* [Your objective]: Look below for the line containing "append_items(false, it, work, items, counters, nullptr);". Output it and each remaining line of the entries exactly, and nothing else.
*** Opening Material to process ***
typedef const __attribute__((address_space(1))) double *gf64p;
typedef const __attribute__((address_space(1))) int32_t *gi32p;
typedef const __attribute__((address_space(1))) int64_t *gi64p;
#ifndef YAW_B32_PREFETCH
#define YAW_B32_PREFETCH 0
#endif
#ifndef YAW_B32_UNROLL
#define YAW_B32_UNROLL 1
#endif
#ifndef YAW_B32_PAIRS
#define YAW_B32_PAIRS 1
#endif
#ifndef YAW_B32_SHARE
#define YAW_B32_SHARE 1
#endif
#define YAW_STR_(x) #x
#define YAW_STR(x) YAW_STR_(x)
#ifndef YAW_B32_ITEM_PREFETCH
#define YAW_B32_ITEM_PREFETCH 0
#endif
#ifndef YAW_B32_AW_EARLY
#define YAW_B32_AW_EARLY 1
#endif
#ifndef YAW_B32_WAVES_W
#define YAW_B32_WAVES_W 5
#endif
#ifndef YAW_B32_WAVES_W1
#define YAW_B32_WAVES_W1 5
#endif
#ifndef YAW_B32_WAVES_BIG
#define YAW_B32_WAVES_BIG 6
#endif
#ifndef YAW_B32_WAVES_LT
#define YAW_B32_WAVES_LT 1
#endif
#ifndef YAW_B32_WAVES
#define YAW_B32_WAVES 1
#endif
typedef float f32x2 __attribute__((ext_vector_type(2)));
typedef float f32x4 __attribute__((ext_vector_type(4)));
typedef const __attribute__((address_space(1))) float *gf32p;
struct DevTab {
    gf64p x, y, z, w;
    gi32p k;
    gi64p off;
    gi64p vbase, slo, tiles;
    const struct TileRec *tile_rec;
    const struct RunGrid *grid;
    gf32p qx, qy, qz;
    gi32p idx;
    gi32p pos3;
    int32_t axis;
    int32_t pad_;
};
__device__ __forceinline__ gf64p tab_key(const DevTab &t) { return t.axis == 0 ? t.x : (t.axis == 1 ? t.y : t.z); }

struct TileRec {
    int64_t a0;
    int32_t na;
    int32_t run;
};
struct JobRec {
    int64_t t_lo;
    int64_t k_off;
    int64_t vbase1;
    int32_t n_strips1;
    int32_t o;
};
#ifndef YAW_RUN_GRID
#define YAW_RUN_GRID 64
#endif
#ifndef YAW_BUILD_BISECT
#define YAW_BUILD_BISECT 32
#endif
constexpr int RUN_GRID = YAW_RUN_GRID;
struct RunGrid {
    double inv;
    uint32_t g[RUN_GRID + 2];
};
__device__ __forceinline__ int run_cell(double key, double first, double inv) {
    const double f = (key - first) * inv;
    return f >= (double)RUN_GRID ? RUN_GRID - 1 : (f >= 1.0 ? (int)f : 0);
}
template <typename KeyT>
__global__ __launch_bounds__(256) void k_run_grid(int64_t n_runs, const int64_t *__restrict__ off, const KeyT *__restrict__ key,
                                                  RunGrid *__restrict__ grid) {
    const int64_t i = (int64_t)blockIdx.x * blockDim.x + threadIdx.x;
    const int64_t r = i / (RUN_GRID + 1);
    const int c = (int)(i - r * (RUN_GRID + 1));
    if (r >= n_runs) return;
    const int64_t b0 = off[r], b1 = off[r + 1];
    double inv = 0.0, first = 0.0;
    if (b1 > b0) {
        first = (double)key[b0];
        const double span = (double)key[b1 - 1] - first;
        inv = span > 0.0 ? (double)RUN_GRID / span : 0.0;
        if (!(inv < 1e300)) inv = 0.0;
    }
    int64_t l = b0, h = b1;
    while (l < h) {
        const int64_t m = (l + h) >> 1;
        if (run_cell((double)key[m], first, inv) < c) l = m + 1; else h = m;
    }
    grid[r].g[c] = (uint32_t)(l - b0);
    if (c == 0) { grid[r].inv = inv; grid[r].g[RUN_GRID + 1] = 0; }
}

__global__ __launch_bounds__(256) void k_merge_triples(int64_t n, int64_t n_runs, const int64_t *__restrict__ off,
                                                       const int32_t *__restrict__ run_group, const int64_t *__restrict__ vbase,
                                                       const int64_t *__restrict__ off3, const double *__restrict__ key,
                                                       const float *__restrict__ q, int64_t q_stride, const double *__restrict__ w,
                                                       float *__restrict__ q3, int64_t q3_stride, double *__restrict__ w3,
                                                       int32_t *__restrict__ idx3, int32_t *__restrict__ pos3) {
    const int64_t i = (int64_t)blockIdx.x * blockDim.x + threadIdx.x;
    if (i >= n) return;
    int64_t lo = 0, hi = n_runs;
    while (hi - lo > 1) {
        const int64_t mid = (lo + hi) >> 1;
        if (off[mid] <= i) lo = mid; else hi = mid;
    }
    const int64_t r = lo;
    const int64_t g = run_group[r], g_lo = vbase[g], g_hi = vbase[g + 1];
    const double ki = key[i];
    const float fx = q[i], fy = q[q_stride + i], fz = q[2 * q_stride + i];
    const double wi = w ? w[i] : 0.0;
    int64_t before[5];
#pragma unroll
    for (int d = -2; d <= 2; ++d) {
        const int64_t m = r + d;
        int64_t cnt = 0;
        if (d == 0) {
            cnt = i - off[r];
        } else if (m >= g_lo && m < g_hi) {
            int64_t l = off[m], h = off[m + 1];
            const int64_t base = l;
            if (d < 0) { while (l < h) { const int64_t mid = (l + h) >> 1; if (key[mid] <= ki) l = mid + 1; else h = mid; } }
            else       { while (l < h) { const int64_t mid = (l + h) >> 1; if (key[mid] < ki) l = mid + 1; else h = mid; } }
            cnt = l - base;
        }
        before[d + 2] = cnt;
    }
#pragma unroll
    for (int d = -1; d <= 1; ++d) {
        const int64_t t = r + d + 1 + 2 * g;
        const int64_t dst = off3[t] + before[d + 1] + before[d + 2] + before[d + 3];
        q3[dst] = fx; q3[q3_stride + dst] = fy; q3[2 * q3_stride + dst] = fz;
        idx3[dst] = (int32_t)i;
        if (w3) w3[dst] = wi;
        if (d == 0) pos3[i] = (int32_t)dst;
    }
}

constexpr int EVAL_SLOTS = 256;
constexpr int BUILD_WG = 1024;
#ifndef YAW_BUILD_WG_SMALL
#define YAW_BUILD_WG_SMALL 256
#endif
inline int build_wg_for(int64_t n_pot) { return n_pot / 256 <= 4096 ? YAW_BUILD_WG_SMALL : BUILD_WG; }
constexpr int BUILD_PREFIX_LDS = 1024;

constexpr int ITEM_SEGS = 8;
__host__ __device__ constexpr int ITEM_SEG_CTR(int seg) { return 12 + 8 * seg; }
__device__ __forceinline__ void append_items(bool keep, const Item &it, unsigned long long work, Item *__restrict__ items,
                                             unsigned long long *__restrict__ counters, unsigned char *__restrict__ kept,
                                             unsigned long long seg_cap = 0) {
    if (keep && kept) kept[it.pot] = 1;
    __shared__ unsigned int s_cnt[BUILD_WG / 64];
    __shared__ unsigned long long s_work[BUILD_WG / 64], s_base;
    const unsigned long long mask = __builtin_amdgcn_ballot_w64(keep);
    const int lane = threadIdx.x & 63, wave = threadIdx.x >> 6;
    for (int off = 32; off > 0; off >>= 1) work += __shfl_down(work, off, 64);
    if (lane == 0) {
        s_cnt[wave] = (unsigned int)__popcll(mask);
        s_work[wave] = work;
    }
    __syncthreads();
    if (threadIdx.x == 0) {
        unsigned int total = 0;
        unsigned long long wsum = 0;
        for (int wv = 0; wv < (int)(blockDim.x >> 6); ++wv) {
            const unsigned int c = s_cnt[wv];
            s_cnt[wv] = total;
            total += c;
            wsum += s_work[wv];
        }
        if (seg_cap) {
            const int seg = (int)(blockIdx.x % ITEM_SEGS);
            s_base = (unsigned long long)seg * seg_cap + (total ? atomicAdd(&counters[ITEM_SEG_CTR(seg)], (unsigned long long)total) : 0ull);
        } else {
            s_base = total ? atomicAdd(&counters[0], (unsigned long long)total) : 0ull;
        }
        if (wsum) atomicAdd(&counters[10 + 8 * (blockIdx.x & (EVAL_SLOTS - 1))], wsum);
    }
    __syncthreads();
    if (keep) items[s_base + s_cnt[wave] + __popcll(mask & ((1ull << lane) - 1ull))] = it;
}

template <bool SWEEP>
__global__ __launch_bounds__(BUILD_WG) void k_build_items(CatView c1, CatView c2, const int32_t *__restrict__ jobs,
                                                     const int64_t *__restrict__ prefix, int n_slots, int n_bins,
                                                     int tile, const double *__restrict__ rwin, int64_t n_pot,
                                                     Item *__restrict__ items, unsigned long long *__restrict__ counters,
                                                     unsigned char *__restrict__ kept) {
    const int64_t pot = (int64_t)blockIdx.x * blockDim.x + threadIdx.x;
    bool keep = false;
    Item it{};
    unsigned long long work = 0;
    if (pot < n_pot) {
        int lo = 0, hi = n_slots;
        while (hi - lo > 1) {
            const int mid = (lo + hi) >> 1;
            if (prefix[mid] <= pot) lo = mid; else hi = mid;
        }
        const int slot = lo, job = slot / n_bins, k = slot - job * n_bins;
        const int p = jobs[2 * job], q = jobs[2 * job + 1];
        const int k1 = c1.nb == 1 ? 0 : k, k2 = c2.nb == 1 ? 0 : k;
        int64_t b0 = c1.off[(int64_t)p * c1.nb + k1], b1 = c1.off[(int64_t)p * c1.nb + k1 + 1];
        const int64_t a_seg1 = c2.off[(int64_t)q * c2.nb + k2 + 1];
        const int64_t a0 = c2.off[(int64_t)q * c2.nb + k2] + (pot - prefix[slot]) * (int64_t)tile;
        const int64_t a1 = a0 + tile < a_seg1 ? a0 + tile : a_seg1;
        if (SWEEP) {
            const double wlo = c2.key[a0] - rwin[k], whi = c2.key[a1 - 1] + rwin[k];
            int64_t l = b0, h = b1;
            while (l < h) {
                const int64_t m = (l + h) >> 1;
                if (c1.key[m] < wlo) l = m + 1; else h = m;
            }
            const int64_t first = l;
            h = b1;
            while (l < h) {
                const int64_t m = (l + h) >> 1;
                if (c1.key[m] <= whi) l = m + 1; else h = m;
            }
            b0 = first;
            b1 = l;
        }
        keep = b1 > b0;
        it.a0 = a0; it.b0[0] = b0; it.na = (int32_t)(a1 - a0); it.nb[0] = (int32_t)(b1 - b0); it.nwin = 1; it.slot = slot; it.pot = (int32_t)pot;
        work = keep ? (unsigned long long)it.na * (unsigned long long)it.nb[0] : 0ull;
    }
    if (SWEEP) {
        append_items(keep, it, work, items, counters, kept);
    } else {
        if (pot < n_pot) items[pot] = it;
        append_items(false, it, work, items, counters, nullptr);
        if (pot == 0) counters[0] = (unsigned long long)n_pot;
    }
}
*** Closing Material to process ***
* [Solution for this problem]:
        append_items(false, it, work, items, counters, nullptr);
        if (pot == 0) counters[0] = (unsigned long long)n_pot;
    }
}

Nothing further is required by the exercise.